Si cerca così di colpire quella parzialità che i ministri definisconosenza nemmeno pensare (sempre entro i confini ristretti dell’ottica liberal-meritocratica che li contraddistingue) a quali costi la vita universitaria prevede e a quanti/e sono costretti a ricercare un lavoro oltre lo studio per permettersela.

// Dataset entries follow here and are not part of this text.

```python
class use_products:
# ... 171 lines not shown
    "fz_gcorr_supported": ([_i] * 5, _i),
    "fz_gcorr": ([_vp] * 5 + [_i] * 11 + [_f, _vp], _i),
    "fz_gcorr_wgrad_workspace_bytes": ([_i] * 10, _i64),
    "fz_gcorr_wgrad": ([_vp] * 4 + [_i] * 11 + [_vp], _i),
    "fz_gnmf_supported": ([_i, _i64, _i, _i, _i], _i),
    "fz_gnmf_workspace_bytes": ([_i64, _i, _i64, _i, _i, _i], _i64),
    "fz_gnmf_launches": ([_i, _i, _i], _i),
    "fz_gnmf_fwd": ([_vp] * 6 + [_i64, _i, _i64, _i, _i, _i, _f, _vp, _vp], _i),
    "fz_gnmf_bwd": ([_vp] * 7 + [_i64, _i, _i64, _i, _i, _i, _i, _f, _vp, _vp], _i),
    "fz_nmf_cf_supported": ([_i] * 11, _i),
    "fz_nmf_cf_fwd": ([_vp] * 4 + [_i] * 5 + [_c.POINTER(_i)] + [_i] * 5 + [_f, _i, _vp], _i),
    "fz_nmf_cf_bwd": ([_vp] * 5 + [_i] * 5 + [_c.POINTER(_i)] + [_i] * 7 + [_f, _i, _vp], _i),
    "fz_nmf_cf_factors_supported": ([_i] * 12 + [_c.POINTER(_i)], _i),
    "fz_nmf_cf_fwd_store_factors": ([_vp] * 5 + [_i] * 5 + [_c.POINTER(_i)] + [_i] * 3 + [_f, _i, _vp], _i),
    "fz_nmf_cf_fwd_from_factors": ([_vp] * 6 + [_i] * 5 + [_c.POINTER(_i)] * 2 + [_i] * 4 + [_f, _i, _vp], _i),
    "fz_nmf_pcf_supported": ([_i] * 11, _i),
    "fz_nmf_pcf_fwd": ([_vp] * 4 + [_i] * 8 + [_c.POINTER(_i)] + [_i] * 5 + [_f, _i, _vp], _i),
    "fz_nmf_pcf_bwd": ([_vp] * 5 + [_i] * 8 + [_c.POINTER(_i)] + [_i] * 7 + [_f, _i, _vp], _i),
    "fz_nmf_pcf_bwd_prefers_separate": ([_i] * 4, _i),
    "fz_act_add": ([_vp, _vp, _i64, _i, _vp], _i),
    "fz_mlp_pre_supported": ([_i, _i, _i64, _i], _i),
    "fz_mlp_drop_supported": ([_i, _i, _i64, _i], _i),
    "fz_mlp_chain_drop": ([_c.POINTER(MlpDesc), _c.POINTER(MlpDropout), _vp], _i),
    "fz_conv3_prologue_supported": ([_i] * 4, _i),
    "fz_conv3_fwd2": ([_vp] * 4 + [_i] * 8 + [_c.POINTER(BlockPrologue), _vp], _i),
    "fz_upcat2": ([_vp, _vp, _vp, _i, _vp, _vp, _vp] + [_i] * 7 + [_c.POINTER(BlockPrologue), _vp], _i),
    "fz_gemm": ([_c.POINTER(GemmDesc), _vp], _i),
    "fz_gemm_bx_enable": ([_i], _i),
    "fz_gemm_lnbwd_partials": ([_c.POINTER(GemmDesc)], _i64),
    "fz_reduce_rows": ([_vp, _i64, _i, _vp, _vp, _vp], _i),
# ... 65 lines not shown
```

### factorizer_amd/csrc/nmf_cf.h

```cpp
#pragma once
#include <cstdlib>

#include "fz_common.h"
#include "nmf_core.h"
#include "nmf_gram.h"

namespace fz {

struct CfGeom {
  int B, C, D, H, W;
  int h;
  int G0, G1, G2;
  int s0, s1, s2;
  int accumulate;
  int divisor;
  float gscale_div;
  int64_t plane;
  int ps0, ps1, ps2;
};

enum { CF_PLAIN = 0, CF_STORE_FACTORS = 1, CF_FROM_FACTORS = 2 };

struct CfWave {
  using F = float;
  int lane;
  __device__ __forceinline__ int col(int j) const {
    const int jp = j >> 2, e = j & 3;
    return (((jp * 4 + (lane >> 4)) * 8 + ((lane >> 1) & 7)) * 8) + (lane & 1) * 4 + e;
  }
  __device__ __forceinline__ float sum(float v) const { return wave_sum(v); }
  __device__ __forceinline__ void sum8(float (&v)[8]) const { wave_sum8(v, lane); }
  __device__ __forceinline__ void st_priv(float* base, int idx, float v) const { base[idx * 64 + lane] = v; }
  __device__ __forceinline__ float ld_priv(const float* base, int idx) const { return base[idx * 64 + lane]; }
  __device__ __forceinline__ void st_uni(float* base, int idx, float v) const {
    if (lane == 0) base[idx] = v;
  }
// ... 260 lines not shown
#pragma unroll
    for (int c = 0; c < 2; ++c) {
      const float4 a0 = *reinterpret_cast<const float4*>(S + c * 64 * TL::LW + own0);
      const float4 a1 = *reinterpret_cast<const float4*>(S + c * 64 * TL::LW + own1);
      x[2 * s + c][0] = a0.x; x[2 * s + c][1] = a0.y; x[2 * s + c][2] = a0.z; x[2 * s + c][3] = a0.w;
      x[2 * s + c][4] = a1.x; x[2 * s + c][5] = a1.y; x[2 * s + c][6] = a1.z; x[2 * s + c][7] = a1.w;
    }
    __syncthreads();
  }
}


template <typename AT>
int cf_bwd_gram_launch(const AT* t, const float* v0, const AT* ga, AT* gt, const CfGeom& q, int64_t nmat, int T, int G,
                       float eps, int xcd_remap, hipStream_t st);

}
```

### factorizer_amd/csrc/nmf_cf.hip

```cpp
#include "nmf_cf.h"

namespace fz {
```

Se ci limitassimo però alla difesa (sacrosanta, s’intende) di questi ultimi rischieremmo di cadere nella trappola che la nozione di merito comprende: la norma passata oggi alla Camera non rappresenta soltanto l’ennesimo attacco alle tasche della popolazione studentesca composta da fuori-sede, precari, immigrati, indebitati con istituti di credito e con le rispettive famiglie, ma soprattutto questo aumento “discriminato” rappresenta un’altra conquista del pensiero dominante sul terreno dei saperi. Il messaggio che sta dietro le righe (o è forse il caso di dire “dietro le cifre”) è trito e ritrito ed impone la normalizzazione dei percorsi di studio, definisce la qualità e la legittimità di un percorso formativo solo ed esclusivamente in base ai tempi (si guardi bene la proposta che l’allora neo-incaricato Profumo fece riguardo l’abolizione del valore del titolo di studio), pone un termine di scadenza all’apprendimento giudicando come un costo sociale tutto ciò che non rientra in batteria.

Il rientro nelle aule degli atenei, a Ottobre, metterà gli studenti di fronte a questo dispositivo di ricatto, che, andandosi ad aggiungere alla riforma meritocratica annunciata a giugno, pare un ottimo candidato a innescare, tra gli universitari, la scintilla di un nuovo autunno di giusta rabbia.